6560Re: Hay is enough!
- Oct 9, 2007Hello Dieter,
Thanks for the very interesting observations about using logs and
woody debris. I also observe that Nature will use deadfall or
windfall trees to stabilize slopes by laying them down the
slope--that is, the fallen treetop points directly down the slope,
while humans lay the tree trunks contoured, crosswise to the
slope--because terraces are easier to walk and work on than unbroken
slopes. I would make a distinction between logs, which have no
remaining limbs, and fallen trees, which do. It makes sense to use
logs on the contour because they are limbless.
In this region, we have major windstorms every few years that blow
down many trees. Typically, the falling tree goes with gravity, and
winds up with its crown pointing down-slope. the horizontal branches
then become small contours and check-dams to catch leaves, debris,
and slow the runoff. In most cases, revegetation takes place very
quickly within one to two years.
Evidently both vertical and horizontal placement of woody stems on
sloping land have their benefits, according to the situation. Best,
At 10:15 AM +0000 10/9/07, email@example.com wrote:
>I still use logs, branches etc. for planting trees on the hills.
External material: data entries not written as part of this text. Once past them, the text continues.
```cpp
template <int ESZ>
__device__ __forceinline__ uint32_t gelu_tab_off2(uint32_t w, bool& bad) {
    const u16x2_t a = __builtin_bit_cast(u16x2_t, w & 0x7fff7fffu);
    const u16x2_t lo = {(unsigned short)GT_LO, (unsigned short)GT_LO};
    const u16x2_t mx = {(unsigned short)(GT_HALF - 1), (unsigned short)(GT_HALF - 1)};
    const u16x2_t idx = a - lo;
    const u16x2_t idc = __builtin_elementwise_min(idx, mx);
    bad = bad || (__builtin_bit_cast(uint32_t, idx) != __builtin_bit_cast(uint32_t, idc));
    const u16x2_t sg = __builtin_bit_cast(u16x2_t, w) >> 15;
    const u16x2_t half = {(unsigned short)GT_HALF, (unsigned short)GT_HALF};
    const u16x2_t off = (idc + sg * half) * (unsigned short)ESZ;
    return __builtin_bit_cast(uint32_t, off);
}

template <int ESZ>
__device__ __forceinline__ uint32_t gelu_tab_off2_abs(uint32_t w, bool& bad) {
    const u16x2_t a = __builtin_bit_cast(u16x2_t, w & 0x7fff7fffu);
    const u16x2_t lo = {(unsigned short)GT_LO, (unsigned short)GT_LO};
    const u16x2_t mx = {(unsigned short)(GT_HALF - 1), (unsigned short)(GT_HALF - 1)};
    const u16x2_t idx = a - lo;
    const u16x2_t idc = __builtin_elementwise_min(idx, mx);
    bad = bad || (__builtin_bit_cast(uint32_t, idx) != __builtin_bit_cast(uint32_t, idc));
    const u16x2_t off = idc * (unsigned short)ESZ;
    return __builtin_bit_cast(uint32_t, off);
}

__device__ __forceinline__ uint4 pack8(const float* v) {
    uint4 r;
    r.x = f2bf2(v[0], v[1]); r.y = f2bf2(v[2], v[3]); r.z = f2bf2(v[4], v[5]); r.w = f2bf2(v[6], v[7]);
    return r;
}
__device__ __forceinline__ void unpack8(uint4 c, float* v) {
    const uint32_t w[4] = {c.x, c.y, c.z, c.w};
#pragma unroll
    for (int i = 0; i < 4; ++i) {
        v[2 * i] = __uint_as_float(w[i] << 16);
        v[2 * i + 1] = __uint_as_float(w[i] & 0xffff0000u);
    }
}

struct LoadDesc {
    const void* ptr;
    const int32_t* rowidx;
    const float* aux0;
    const float* aux1;
    const float* aux2;
    const float* aux3;
    long ld;
    int M, K;
    int p0, p1, p2, p3;
    uint32_t mg0, mg1, mg2;
};

template <int KIND> struct ALoad;

enum { A_F32 = 0, A_BF16 = 1, A_BF16_GELU = 2, A_HEADS = 3, A_PATCH = 4, A_MERGE_LN = 5, A_BF16_CS = 6 };

struct RawF32 { f32x4 a, b; };
__device__ __forceinline__ uint4 cvt_f32x8(const RawF32& r) {
    uint4 o;
    o.x = f2bf2(r.a[0], r.a[1]); o.y = f2bf2(r.a[2], r.a[3]); o.z = f2bf2(r.b[0], r.b[1]); o.w = f2bf2(r.b[2], r.b[3]);
    return o;
}

template <> struct ALoad<A_F32> {
    static constexpr bool ROW_FASTEST = false;
    static constexpr bool LINEAR = true;
    typedef RawF32 Raw;
    LoadDesc d;
    __device__ __forceinline__ Raw raw_lin(uint32_t off) const {
        const float* p = (const float*)d.ptr + off;
        Raw o = {*(const f32x4*)p, *(const f32x4*)(p + 4)};
        return o;
    }
    __device__ __forceinline__ int row_of(int m) const { return m >= d.M ? -1 : (d.rowidx ? d.rowidx[m] : m); }
    __device__ __forceinline__ Raw raw_at(int r, int k0) const {
        Raw z = {(f32x4){0.f, 0.f, 0.f, 0.f}, (f32x4){0.f, 0.f, 0.f, 0.f}};
        if (r < 0 || k0 >= d.K) return z;
        const float* p = (const float*)d.ptr + (long)r * d.ld + k0;
        Raw o = {*(const f32x4*)p, *(const f32x4*)(p + 4)};
        return o;
    }
    __device__ __forceinline__ Raw raw(int m, int k0) const { return raw_at(row_of(m), k0); }
    __device__ __forceinline__ Raw raw_unc(int r, int k0) const {
        const float* p = (const float*)d.ptr + (long)r * d.ld + k0;
        Raw o = {*(const f32x4*)p, *(const f32x4*)(p + 4)};
        return o;
    }
    __device__ __forceinline__ uint4 cvt(const Raw& r) const { return cvt_f32x8(r); }
    __device__ __forceinline__ uint4 chunk(int m, int k0) const { return cvt(raw(m, k0)); }
};
template <> struct ALoad<A_BF16> {
    static constexpr bool ROW_FASTEST = false;
    static constexpr bool LINEAR = true;
    typedef uint4 Raw;
    LoadDesc d;
    __device__ __forceinline__ Raw raw_lin(uint32_t off) const { return *(const uint4*)((const uint16_t*)d.ptr + off); }
    __device__ __forceinline__ uint4 cvt(const Raw& r) const { return r; }
    __device__ __forceinline__ int row_of(int m) const { return m >= d.M ? -1 : (d.rowidx ? d.rowidx[m] : m); }
    __device__ __forceinline__ Raw raw_at(int r, int k0) const {
        if (r < 0 || k0 >= d.K) return make_uint4(0, 0, 0, 0);
        return *(const uint4*)((const uint16_t*)d.ptr + (long)r * d.ld + k0);
    }
    __device__ __forceinline__ Raw raw_unc(int r, int k0) const { return *(const uint4*)((const uint16_t*)d.ptr + (long)r * d.ld + k0); }
    __device__ __forceinline__ Raw raw(int m, int k0) const { return raw_at(row_of(m), k0); }
    __device__ __forceinline__ uint4 chunk(int m, int k0) const { return raw(m, k0); }
};
struct RawCS { uint4 v; float s; };
// ... 203 lines not shown
```

swin_v2_weather_amd/csrc/gemm_tn.hip:

```cpp
#include "gemm_common.h"

namespace {

constexpr int TM = 128;
constexpr int TP = 136;
constexpr int TCH = TM * 16 / NTHREADS;

struct TnOut {
    float* dW; float* db; const int32_t* nmap; const int32_t* kmap; int ldw, M, N, K, ntk, tiles; float* ws;
};
constexpr int TN_SMEM = 2 * TM * TP;

#ifdef SWV2_TN_STAMPS
#define TSTAMP_DECL unsigned long long st_prev = 0, st_acc[8] = {0, 0, 0, 0, 0, 0, 0, 0};
#define TSTAMP_START() do { asm volatile("s_memtime %0\n\ts_waitcnt lgkmcnt(0)" : "=s"(st_prev) : : "memory"); } while (0)
#define TSTAMP(k) do { unsigned long long t_; asm volatile("s_memtime %0\n\ts_waitcnt lgkmcnt(0)" : "=s"(t_) : : "memory"); \
                       st_acc[k] += t_ - st_prev; st_prev = t_; } while (0)
#define TSTAMP_WAITV() asm volatile("s_waitcnt vmcnt(0)" ::: "memory")
#else
#define TSTAMP_DECL
#define TSTAMP_START() do {} while (0)
#define TSTAMP(k) do {} while (0)
#define TSTAMP_WAITV() do {} while (0)
#endif
// ... 340 lines not shown
    o.dW = dW; o.db = db; o.nmap = nmap; o.kmap = kmap; o.ldw = ldw; o.M = M; o.N = N; o.K = K;
    o.ntk = cdiv(K, BN); o.tiles = cdiv(N, BN) * o.ntk; o.ws = ws;
    return o;
}

enum class WgradKernel { WIDE = SWV2_WGRAD_WIDE, TILE = SWV2_WGRAD_TILE };

WgradKernel wgrad_kernel_for(const swv2_operand* y, const swv2_operand* x, size_t ws_bytes, int wide) {
    const int yk = y->kind, xk = x->kind;
    const bool kinds = (yk == A_BF16 || yk == A_HEADS) && (xk == A_BF16 || xk == A_HEADS || xk == A_F32) && !(yk == A_HEADS && xk == A_HEADS) &&
                       !y->rowidx && (xk == A_F32 || !x->rowidx);
    const TnWidePlan wp = tn_wide_plan(y->rows, y->cols, x->cols);
    return wide && wp.ok && kinds && ws_bytes >= wp.total ? WgradKernel::WIDE : WgradKernel::TILE;
}

int launch_tn_wide(const swv2_operand* y, const swv2_operand* x, float* dW, float* db, const int32_t* nmap, const int32_t* kmap, int ldw,
                   int M, int N, int K, float* ws, hipStream_t st) {
    const TnWidePlan wp = tn_wide_plan(M, N, K);
    float* part = ws;
    float* dbpart = db ? (float*)((char*)ws + wp.part_bytes) : nullptr;
    swv2_operand xb = *x;
    if (x->kind == SWV2_OP_F32) {
        uint16_t* cb = (uint16_t*)((char*)ws + wp.part_bytes + wp.db_bytes);
        const long chunks = (long)M * (K / 8);
        hipLaunchKernelGGL(cast_rows_kernel, dim3((unsigned)((chunks + 255) / 256)), dim3(256), 0, st, (const float*)x->ptr, x->rowidx, cb,
                           M, K, x->ld);
        xb.kind = SWV2_OP_BF16; xb.ptr = cb; xb.rowidx = nullptr; xb.ld = K;
    }
    int rc = swv2_tn_wide_launch(y, &xb, part, dbpart, M, N, K, wp.S, st);
    if (rc) return rc;
    const long quads = (long)N * K / 4;
    hipLaunchKernelGGL(tn_wide_reduce_kernel, dim3((unsigned)((quads + 255) / 256)), dim3(256), 0, st, (const float*)part,
                       (const float*)dbpart, dW, db, nmap, kmap, ldw, N, K, wp.S);
    SWV2_CHECK_LAUNCH("swv2_linear_wgrad");
    return SWV2_OK;
}

template <int YK, int XK>
int launch_tn_tile(const swv2_operand* y, const swv2_operand* x, float* dW, float* db, const int32_t* nmap,
                   const int32_t* kmap, int ldw, int M, int N, int K, int splits, float* ws, size_t ws_bytes, hipStream_t st) {
    const TnPlan p = tn_plan(M, N, K, splits);
    if (ws && ws_bytes < p.ws_bytes) {
        swv2_set_error("swv2_linear_wgrad_ws: workspace of %zu bytes, %zu needed (swv2_linear_wgrad_ws_bytes)", ws_bytes, p.ws_bytes);
        return SWV2_ERR_INVALID;
    }
    const TnOut o = tn_out(dW, db, nmap, kmap, ldw, M, N, K, ws);
    if (y->rowidx || (x->rowidx && XK != A_F32)) {
        swv2_set_error("swv2_linear_wgrad: a row gather is supported for a fp32 X operand only (dY kind %d, X kind %d)", y->kind, x->kind);
        return SWV2_ERR_UNSUPPORTED;
    }
    if constexpr (XK == A_F32) {
        if (x->rowidx)
            hipLaunchKernelGGL((gemm_tn_kernel<YK, XK, true>), dim3(p.tiles * p.slices), dim3(NTHREADS), 0, st, make_loader<YK>(y),
                               make_loader<XK>(x), o, p.real_slices);
        else
            hipLaunchKernelGGL((gemm_tn_kernel<YK, XK, false>), dim3(p.tiles * p.slices), dim3(NTHREADS), 0, st, make_loader<YK>(y),
                               make_loader<XK>(x), o, p.real_slices);
    } else {
        hipLaunchKernelGGL((gemm_tn_kernel<YK, XK, false>), dim3(p.tiles * p.slices), dim3(NTHREADS), 0, st, make_loader<YK>(y),
                           make_loader<XK>(x), o, p.real_slices);
    }
    if (ws) {
        TnReduce r = {};
        r.o[0] = o; r.first[0] = 0; r.first[1] = r.first[2] = r.first[3] = r.first[4] = p.tiles; r.slices = p.real_slices;
        hipLaunchKernelGGL(tn_reduce_kernel, dim3(BN * BN / 64, p.tiles), dim3(256), 0, st, r);
    }
    SWV2_CHECK_LAUNCH("swv2_linear_wgrad");
    return SWV2_OK;
}
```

I place the--
>logs along the contour of a hillside, plant the tree with some loose soil
>behind the logs (if there is clay soil, I make sure it goes in at the bottom),
>then sprinkle everything with a little black soil (mostly half decomposed
>organic matter) from the wooded part of our land so as to introduce fungi
>for accelerating decomposition and top the whole with a layer of leaves.